Dataro recently teamed up with a leading environmental organisation to test machine learning techniques against traditional segmentation for a direct mail shoulder appeal. Using a custom ‘live-tracking’ app, Dataro tracked and reported on campaign results as they came in. After 65 days of responses, the results showed a clear win for machine learning:

  • 12.7% improvement in net revenue using Dataro
  • 6.9% response rate for Dataro vs 5.3% response rate for RFM
  • 22.8% improvement in ROI using Dataro
  • The largest single gift came from a Dataro selection

Here’s how we did it.

Setting up the test

Choosing which supporters to contact in a direct mail appeal has traditionally been a time consuming task. Using manual methods such as RFM (recency, frequency, monetary value), charities or their agencies have created ‘segments’ to group supporters together based on recent giving history. Certain segments are then selected for inclusion in the campaign.

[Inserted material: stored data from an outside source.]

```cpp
template <int C, bool EXT>
__device__ __forceinline__ void conv_deep_body_t(const hrp_conv_desc& d, const RowPlan& rp, int bid, const int stat_slot) {
  using R = DeepCfg<C>;
  constexpr int W = R::W, P = R::P, S = R::S, KS = R::KS, TH = R::TH, ROWB = R::ROWB, NROWS = R::NROWS;
  constexpr int MW = R::MW, NW = R::NW, RPT = R::RPT;
  extern __shared__ __attribute__((aligned(16))) char smem[];
  float* ctab = (float*)(smem + R::CTAB_OFF);

  const int tid = threadIdx.x, lane = tid & 63;
  const int wave = __builtin_amdgcn_readfirstlane(tid >> 6);
  const int l31 = lane & 31, half = lane >> 5;
  HRP_CSTAMP(0);
  if ((rp.nstrips & 7) == 0) bid = (bid & 7) * (rp.nstrips >> 3) + (bid >> 3);
  const int n = fdiv(bid, rp.fd_spi);
  const int y0 = (bid - n * rp.spi) * TH;
  const int H = d.H;
  const int pro = d.pro_mode;
  const bool ub = EXT && d.pro_mask != nullptr, wgm = EXT && d.pro_side2 != nullptr;
  const unsigned img_off = (unsigned)n * (unsigned)(H * W * P);
  char* lds_rows = smem + P;

  const int px_in_piece = lane / S, pslot = lane % S;
  const int xcol = wave * R::PXP + px_in_piece;
  auto lane_off_of = [&](int y) { return (unsigned)(wave * 1024 + px_in_piece * P + ((pslot ^ R::f(y, xcol)) << 4)); };
  {
    const char* xg = (const char*)d.x + img_off;
#pragma unroll
    for (int rs = 0; rs < NROWS; ++rs) {
// ... 390 lines not shown
    auto rd = [&](int kkoff, int q) -> bf16x8 {
      const int tap = q / NT, t = q % NT;
      const int dyi = tap / 3, dxi = tap % 3;
      const int b = (dyi == 0 && t % TPI == 0) ? Bt[dxi] : (dyi == 2 && t % TPI == TPI - 1) ? Bb[dxi] : Bm[tap];
      return *(const bf16x8*)(smem + (b ^ kkoff) + t * T);
    };
    auto chunk = [&](int kk, auto uc) {
      constexpr int u = decltype(uc)::value;
      const int kkoff = kk << 5;
      const bool more = kk + 1 < KS;
#pragma unroll
      for (int q = 0; q < CH; ++q) {
        constexpr int GS = GT * NT;
        const int gi = q / GS;
        if (q % GS == 0) {
          const int g = kk * NG + gi;
          if constexpr (C == 128) wload(g + 2, wbuf[(gi + 2) % 3], (gi + 2) % 3);
          else wload(g + 1, wbuf[(u + 1) & 1], 0);
        }
        if (q + AHEAD < CH) bq[(q + AHEAD) % RING] = rd(kkoff, q + AHEAD);
        else if (more) bq[(q + AHEAD) % RING] = rd(kkoff + 32, q + AHEAD - CH);
        const int bi = C == 128 ? gi : u;
        acc[q % NT] = __builtin_amdgcn_mfma_f32_32x32x16_bf16(wbuf[bi][(q / NT) % GT], bq[q % RING], acc[q % NT], 0, 0, 0);
        __builtin_amdgcn_sched_barrier(0);
      }
    };
#pragma unroll
    for (int g = 0; g < NBUF - 1; ++g) wload(g, wbuf[g], g % NG);
#pragma unroll
    for (int q = 0; q < AHEAD; ++q) bq[q % RING] = rd(0, q);
    for (int kk = 0; kk < KS; kk += 2) {
      chunk(kk, std::integral_constant<int, 0>{});
      chunk(kk + 1, std::integral_constant<int, 1>{});
    }
  }
  HRP_CSTAMP(4);

  {
    const int cl = cbk * 128 + wave * 32 + 16 * half;
    const unsigned pix0 = grp_off + (unsigned)l31 * P + cl * 2;
    float s1[16], s2[16];
#pragma unroll
    for (int i = 0; i < 16; ++i) s1[i] = s2[i] = 0.f;
    constexpr int EG = NT == 8 ? 2 : 4;
#pragma unroll
    for (int t0 = 0; t0 < NT; t0 += EG) {
      unsigned off[EG];
#pragma unroll
      for (int t = 0; t < EG; ++t) off[t] = pix0 + (unsigned)(t0 + t) * (32 * P);
      row_epilogue<EG, EXT>(d, *(const f32x16(*)[EG])&acc[t0], off, (okmask >> t0) & ((1u << EG) - 1), cl, ctab, C, bnb, s1, s2);
    }
    if (d.stats) row_stats_commit(d, row_reduce32(s1, s2, l31), l31, cl, ctab, C, bnb, stat_slot);
  }
  HRP_CSTAMP(6);
  HRP_CSTAMP(7);
}

template <int C>
__device__ __forceinline__ void conv_img_body(const hrp_conv_desc& d, const RowPlan& rp, const int bid, const int stat_slot) {
  if (row_ext(d)) conv_img_body_t<C, true>(d, rp, bid, stat_slot);
  else conv_img_body_t<C, false>(d, rp, bid, stat_slot);
}

template <int C>
__global__ __launch_bounds__(256, 2) void conv_img_kernel(const hrp_conv_desc d, const RowPlan rp) {
  conv_img_body<C>(d, rp, blockIdx.x, blockIdx.x & (HRP_STAT_SLOTS - 1));
}

static inline int row_grid(const RowPlan& rp, int C) {
  return (C <= 64 && !rp.img) ? (rp.nstrips + rp.spw - 1) / rp.spw : rp.nstrips;
}

static inline int row_lds_bytes(int C, int img) {
  if (img) return C == 128 ? ImgCfg<128>::LDS_BYTES : ImgCfg<256>::LDS_BYTES;
  return C == 32 ? RowCfg<32>::LDS_BYTES : C == 64 ? RowCfg<64>::LDS_BYTES : C == 128 ? DeepCfg<128>::LDS_BYTES : DeepCfg<256>::LDS_BYTES;
}

static int launch_conv_row(const hrp_conv_desc& d, hipStream_t s) {
  const int C = row_channels(d);
  if (!C) return -100;
  RowPlan rp;
  row_plan(d, rp);
  if (rp.img && C == 128) { rp.img = 0; rp.nstrips = d.N * rp.spi; }
  if (C == 32) hipLaunchKernelGGL(conv_row_kernel<32>, dim3(row_grid(rp, 32)), dim3(256), RowCfg<32>::LDS_BYTES, s, d, rp);
  else if (C == 64) hipLaunchKernelGGL(conv_row_kernel<64>, dim3(row_grid(rp, 64)), dim3(256), RowCfg<64>::LDS_BYTES, s, d, rp);
  else if (rp.img) {
    static bool attr = false;
    if (!attr) {
      (void)hipFuncSetAttribute((const void*)conv_img_kernel<128>, hipFuncAttributeMaxDynamicSharedMemorySize, 160 * 1024);
      (void)hipFuncSetAttribute((const void*)conv_img_kernel<256>, hipFuncAttributeMaxDynamicSharedMemorySize, 160 * 1024);
      attr = true;
    }
    if (C == 128) hipLaunchKernelGGL(conv_img_kernel<128>, dim3(rp.nstrips), dim3(256), ImgCfg<128>::LDS_BYTES, s, d, rp);
    else hipLaunchKernelGGL(conv_img_kernel<256>, dim3(rp.nstrips), dim3(256), ImgCfg<256>::LDS_BYTES, s, d, rp);
  }
  else if (C == 128) hipLaunchKernelGGL(conv_deep_kernel<128>, dim3(rp.nstrips), dim3(256), DeepCfg<128>::LDS_BYTES, s, d, rp);
  else {
    static bool attr = false;
    if (!attr) { (void)hipFuncSetAttribute((const void*)conv_deep_kernel<256>, hipFuncAttributeMaxDynamicSharedMemorySize, 160 * 1024); attr = true; }
    hipLaunchKernelGGL(conv_deep_kernel<256>, dim3(rp.nstrips), dim3(256), DeepCfg<256>::LDS_BYTES, s, d, rp);
  }
  return check_launch("conv_row_kernel");
}

}
```

Baseline: 2055 images/sec.

## Halve row-conv strip height, persist all row strips, prefetch epilogue and prologue operands

The 3x3 row-strip convolution for 32/64 channels now uses 4-row strips instead of 8, and every workgroup processes several strips persistently. The strips-per-workgroup count is sized against a fixed slot budget, both in standalone launches and in batched launches where it is shared with the other problems. Prologue second-input rows and mask bits are DMA'd into LDS during staging, and the next strip's staging now overlaps the current epilogue. Epilogue residual/mask loads are issued before the MFMA loop for C=32, and non-parked weights are reloaded per strip. This is meant to improve load balance and hide global-memory latency, at the cost of more halo rows, extra LDS and more register pressure.

```diff
diff --git a/holistic-robot-pose-estimation_amd/csrc/conv_batch.h b/holistic-robot-pose-estimation_amd/csrc/conv_batch.h
--- a/holistic-robot-pose-estimation_amd/csrc/conv_batch.h
+++ b/holistic-robot-pose-estimation_amd/csrc/conv_batch.h
@@ -96,6 +96,24 @@
     weight[i] = (long)cdiv(d.Cin * SZ, ROW) * NT * ct * pt;
     if (probs[i].cfg >= 5) weight[i] = (long)cdiv(d.Cin * SZ, ROW) * NT * (probs[i].cfg == 9 ? 8 : 4);
   }
+  {
+    long strips = 0, others = 0;
+    for (int i = 0; i < n; ++i) {
+      if (probs[i].cfg == 5 || probs[i].cfg == 6) strips += probs[i].r.nstrips;
+      else others += probs[i].t.nblocks;
+    }
+    if (strips) {
+      const long free_slots = ROW_SLOTS - others > ROW_SLOTS / 4 ? ROW_SLOTS - others : ROW_SLOTS / 4;
+      int spw = (int)((strips + free_slots - 1) / free_slots);
+      if (spw < 2) spw = 2;
+      for (int i = 0; i < n; ++i) {
+        if (probs[i].cfg != 5 && probs[i].cfg != 6) continue;
+        probs[i].r.spw = spw;
+        probs[i].t.nblocks = row_grid(probs[i].r, probs[i].d.Cin);
+        weight[i] = (long)cdiv(probs[i].d.Cin * SZ, ROW) * NT * RowCfg<32>::RPW * spw;
+      }
+    }
+  }
   int order[HRP_BATCH_MAX];
   for (int i = 0; i < n; ++i) order[i] = i;
   for (int i = 1; i < n; ++i)
diff --git a/holistic-robot-pose-estimation_amd/csrc/conv_row.h b/holistic-robot-pose-estimation_amd/csrc/conv_row.h
--- a/holistic-robot-pose-estimation_amd/csrc/conv_row.h
+++ b/holistic-robot-pose-estimation_amd/csrc/conv_row.h
@@ -3,6 +3,10 @@
 #include <type_traits>
 
 namespace hrp {
+
+#ifndef HRP_ROW_EPI_EARLY
+#define HRP_ROW_EPI_EARLY(C, EXT) ((C) == 32)
+#endif
 
 template <int C>
 struct RowCfg {
@@ -12,17 +16,20 @@
   static constexpr int KS = C / 16;
   static constexpr int MT = C / 32;
   static constexpr int NCOL = W / 32;
-  static constexpr int TH = 8;
+  static constexpr int TH = 4;
+  static constexpr int RPW = TH / 2;
   static constexpr int PXP = 1024 / P;
   static constexpr int ROWB = (W + 1) * P;
   static constexpr int NROWS = TH + 2;
   static constexpr int TILE_BYTES = P + NROWS * ROWB;
-  static constexpr int CTAB_OFF = (TILE_BYTES + 255) & ~255;
+  static constexpr int X2_OFF = (TILE_BYTES + 255) & ~255;
+  static constexpr int CTAB_OFF = X2_OFF + NROWS * 4096;
   static constexpr int STAT_OFF = CTAB_OFF + 10 * C * 4;
-  static constexpr bool PERSIST = C == 32;
+  static constexpr bool PARK = C == 32;
   static constexpr int WLDS_OFF = STAT_OFF + 4 * 64 * 4;
-  static constexpr int LDS_BYTES = WLDS_OFF + (PERSIST ? 9 * KS * 1024 : 0);
+  static constexpr int LDS_BYTES = WLDS_OFF + (PARK ? 9 * KS * 1024 : 0);
   static_assert(MT * NCOL == 2, "two waves side by side (columns or channel tiles), two on top of each other");
+  static_assert(2 * LDS_BYTES <= 160 * 1024, "two workgroups per CU");
   __device__ static __forceinline__ int g(int x) { return C == 32 ? (x >> 2) & 3 : (x >> 1) & 7; }
 };
 
@@ -73,14 +80,23 @@
   return seen == 0x1ff ? C : 0;
 }
 
+static constexpr int ROW_SLOTS = 512;
+
+static inline void row_set_slots(RowPlan& rp, int slots) {
+  if (slots < 1) slots = 1;
+  rp.spw = (rp.nstrips + slots - 1) / slots;
+  if (rp.spw < 2) rp.spw = 2;
+}
+
 static inline void row_plan(const hrp_conv_desc& d, RowPlan& rp) {
   for (int i = 0; i < 9; ++i) rp.wslot[(d.dy[i] + 1) * 3 + d.dx[i] + 1] = d.wtap[i];
-  rp.spi = d.H / 8;
+  const bool deep = d.Cin > 64;
+  rp.spi = deep ? d.H / 8 : d.H / RowCfg<32>::TH;
   rp.nstrips = d.N * rp.spi;
   rp.fd_spi = make_fastdiv(rp.spi);
   rp.img = 0;
-  rp.spw = rp.nstrips >= 256 ? 2 : 1;
-  if (rp.spi % rp.spw || d.Cin != 32) rp.spw = 1;
+  rp.spw = 1;
+  if (!deep) row_set_slots(rp, ROW_SLOTS);
   static const bool no_img = false;
   if (!no_img && (d.Cin == 128 || d.Cin == 256) && d.H == d.W) {
     rp.img = 1;
@@ -367,10 +383,108 @@
   atomicAdd(d.stats + stat_slot * 2 * C + which * C + c, (double)tot);
 }
 
+template <int NT, bool EXT>
+__device__ __forceinline__ void row_epi_prefetch(const hrp_conv_desc& d, const unsigned (&off)[NT], const unsigned okmask, const bool bnb,
+                                                 RowEpiOps<NT>& e) {
+  if (bnb) {
+    if constexpr (!EXT) row_epi_load<NT, true, false, false>(d, off, okmask, e);
+    else {
+      const bool ubits = d.bnb_mask != nullptr, ures = d.res != nullptr;
+      if (ubits) { if (ures) row_epi_load<NT, true, true, true>(d, off, okmask, e); else row_epi_load<NT, true, true, false>(d, off, okmask, e); }
+      else { if (ures) row_epi_load<NT, true, false, true>(d, off, okmask, e); else row_epi_load<NT, true, false, false>(d, off, okmask, e); }
+    }
+  } else if (d.res) {
+    row_epi_load<NT, false, false, true>(d, off, okmask, e);
+  } else {
+#pragma unroll
+    for (int t = 0; t < NT; ++t) {
+      e.xr[t][0] = e.xr[t][1] = e.rr[t][0] = e.rr[t][1] = make_uint4(0, 0, 0, 0);
+      e.mb[t] = 0;
+      e.rb[t] = 0xffff;
+    }
+  }
+}
+
+template <int NT>
+__device__ __forceinline__ void row_epi_landed(RowEpiOps<NT>& e) {
+#pragma unroll
+  for (int t = 0; t < NT; ++t) {
+#pragma unroll
+    for (int hh = 0; hh < 2; ++hh) {
+      asm volatile("" : "+v"(e.xr[t][hh].x), "+v"(e.xr[t][hh].y), "+v"(e.xr[t][hh].z), "+v"(e.xr[t][hh].w));
+      asm volatile("" : "+v"(e.rr[t][hh].x), "+v"(e.rr[t][hh].y), "+v"(e.rr[t][hh].z), "+v"(e.rr[t][hh].w));
+    }
+    asm volatile("" : "+v"(e.mb[t]), "+v"(e.rb[t]));
+  }
+}
+
+template <int NT, bool EXT>
+__device__ __forceinline__ void row_epilogue_ops(const hrp_conv_desc& d, const f32x16 (&acc)[NT], const unsigned (&off)[NT],
+                                                 const unsigned okmask, const int cl, const float* ctab, const int C, const bool bnb,
+                                                 const RowEpiOps<NT>& e, float (&s1)[16], float (&s2)[16]) {
+  char* yg = (char*)d.y;
+  if (bnb) {
+    if constexpr (!EXT) row_epi_bnb_math<NT, false, false>(d, acc, off, okmask, cl, ctab, C, e, s1, s2);
+    else {
+      const bool ubits = d.bnb_mask != nullptr, ures = d.res != nullptr;
+      if (ubits) { if (ures) row_epi_bnb_math<NT, true, true>(d, acc, off, okmask, cl, ctab, C, e, s1, s2); else row_epi_bnb_math<NT, true, false>(d, acc, off, okmask, cl, ctab, C, e, s1, s2); }
+      else { if (ures) row_epi_bnb_math<NT, false, true>(d, acc, off, okmask, cl, ctab, C, e, s1, s2); else row_epi_bnb_math<NT, false, false>(d, acc, off, okmask, cl, ctab, C, e, s1, s2); }
+    }
+    return;
+  }
+  const bool ures = d.res != nullptr;
+  float sc[16], sh[16];
+  const bool aff = d.scale != nullptr;
+  if (aff) {
+#pragma unroll
+    for (int i = 0; i < 16; i += 4) {
+      const float4 a = *(const float4*)(d.scale + cl + i), b = *(const float4*)(d.shift + cl + i);
+      sc[i] = a.x; sc[i + 1] = a.y; sc[i + 2] = a.z; sc[i + 3] = a.w;
+      sh[i] = b.x; sh[i + 1] = b.y; sh[i + 2] = b.z; sh[i + 3] = b.w;
+    }
+  }
+#pragma unroll
+  for (int t = 0; t < NT; ++t) {
+#pragma unroll
+    for (int hh = 0; hh < 2; ++hh) {
+      float v[8];
+#pragma unroll
+      for (int i = 0; i < 8; ++i) v[i] = acc[t][8 * hh + i];
+      if (aff) {
+#pragma unroll
+        for (int i = 0; i < 8; ++i) v[i] = v[i] * sc[8 * hh + i] + sh[8 * hh + i];
+      }
+      if (ures) {
+        float r[8];
+        Elem<bf16_t>::unpack(e.rr[t][hh], r);
+        if constexpr (EXT) {
+          if (d.res_mask) {
+#pragma unroll
+            for (int i = 0; i < 8; ++i) r[i] = row_keep_if_bit(r[i], e.rb[t], 8 * hh + i);
+          }
+        }
+#pragma unroll
+        for (int i = 0; i < 8; ++i) v[i] += r[i];
+      }
+      if (d.relu) {
+#pragma unroll
+        for (int i = 0; i < 8; ++i) v[i] = fmaxf(v[i], 0.f);
+      }
+      const uint4 pk = Elem<bf16_t>::pack(v);
+      if ((okmask >> t) & 1) *(uint4*)(yg + off[t] + 16 * hh) = pk;
+      if (d.stats && ((okmask >> t) & 1)) {
+        Elem<bf16_t>::unpack(pk, v);
+#pragma unroll
+        for (int i = 0; i < 8; ++i) { s1[8 * hh + i] += v[i]; s2[8 * hh + i] = fmaf(v[i], v[i], s2[8 * hh + i]); }
+      }
+    }
+  }
+}
+
 template <int C, bool EXT>
 __device__ __forceinline__ void conv_row_body_t(const hrp_conv_desc& d, const RowPlan& rp, int bid, const int stat_slot) {
   using R = RowCfg<C>;
-  constexpr int W = R::W, P = R::P, S = R::S, KS = R::KS, TH = R::TH, ROWB = R::ROWB, NROWS = R::NROWS;
+  constexpr int W = R::W, P = R::P, S = R::S, KS = R::KS, TH = R::TH, RPW = R::RPW, ROWB = R::ROWB, NROWS = R::NROWS;
   extern __shared__ __attribute__((aligned(16))) char smem[];
   float* ctab = (float*)(smem + R::CTAB_OFF);
   float* stat_lds = (float*)(smem + R::STAT_OFF);
@@ -388,40 +502,59 @@
   const int s_begin = bid * rp.spw, s_end = min(s_begin + rp.spw, rp.nstrips);
   const int H = d.H;
   const int pro = d.pro_mode;
-  const bool ub = EXT && d.pro_mask != nullptr, wgm = EXT && d.pro_side2 != nullptr;
+  const bool ub = EXT && pro == 2 && d.pro_mask != nullptr, wgm = EXT && d.pro_side2 != nullptr;
 
   bf16x8 wf[9][KS];
   const int co_lane = m * 32 + 16 * ((l31 >> 2) & 1) + 4 * (l31 >> 3) + (l31 & 3);
   const char* wl = (const char*)d.w + co_lane * ROW + half * 16;
   char* wlds = smem + R::WLDS_OFF;
-  if constexpr (R::PERSIST) {
+  if constexpr (R::PARK) {
 #pragma unroll
     for (int f = 0; f < 9 * KS; ++f)
       if ((f & 3) == wave) dma16(wl + (size_t)(((f % KS) * d.w_ntaps + rp.wslot[f / KS]) * C) * ROW, wlds + f * 1024);
-  } else {
-#pragma unroll
-    for (int t = 0; t < 9; ++t)
-#pragma unroll
-      for (int kk = 0; kk < KS; ++kk)
-        wf[t][kk] = *(const bf16x8*)(wl + (size_t)((kk * d.w_ntaps + rp.wslot[t]) * C) * ROW);
   }
 
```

Rather than segments, Dataro uses machine learning to analyse patterns in the charity’s entire history of fundraising, including transactions, engagement and communications data, to paint a much more detailed picture of giving. Each donor is then given a ‘propensity score’ reflecting their probability of giving. We can then make a recommendation about who to include and who to exclude from the campaign, as well as the optimum list size and ask strategy.

In order to measure the difference between the RFM list vs Dataro’s list, we used the following methodology:

  1. We generated propensity scores for every donor reflecting their propensity to give during the Spring Appeal. Using these scores, we generated a recommended campaign list.
  2. Our charity partner supplied us with its proposed campaign list, selected using RFM analysis.
  3. We compared the Dataro list against our partner’s proposed campaign list to identify three categories of donor:
    1. Donors appearing in both lists were labelled blue;
    2. Donors our partner selected using RFM but which Dataro would removed were labelled red; and 
    3. Donors Dataro selected but which our partner had not chosen using RFM analysis were labelled green.
  4. The direct mail appeal was sent to all donors from both lists, allowing us to compare responses from the Dataro selections (blue + green categories) vs the client selections (blue + red categories).

Analysing the results

Using a custom-built web-app, Dataro tracked responses from each category of donors. In every measure, the machine learning list outperformed the RFM selections. Critically, the results highlighted some of the shortcomings of the traditional RFM approach, including:

  • RFM is not able to identify between different donors that fall within the same ‘segment’, notwithstanding that most donors in the segment do not give to the campaign, resulting in lower response rates and wasted costs; and
  • RFM ‘missed’ a large number of donors that were very likely to give, because they did not fall into one of the chosen ‘segments’, resulting in lower revenue.

Net revenue

Net revenue is the critical test of performance. In this case, net revenue takes into account the total costs vs total returns from the campaign. The Dataro campaign performed nearly 13% better than RFM campaign. 

Net Revenue
ROI

ROI is another important measure of performance. Critically in this case, the results showed that the ‘red’ segment (i.e. the donors selected with RFM but that Dataro suggested be removed) actually returned an ROI of less than 1, meaning the charity partner lost money by contacting those donors. The ‘green’ section (i.e. ‘extra’ donors Dataro identified) had an ROI of close to 5, while the blue segment (i.e. donors on both lists) had an ROI of close to 12.

Response Rates

Response rates can be useful to track the effectiveness of list selections. Of course, some ‘segments’ normally respond and higher levels than others. Again, however, the analysis showed that the ‘red’ segment responded at under 1%, while the ‘green’ segment performed much better (nearly 4%) and the blue segment performed strongly (nearly 8%). 

The test demonstrates how the ability to identify donors who are more likely to participate can help charities to save costs (through reduced mail volumes), save time (through easier list selections), and raise more funds from DM appeals.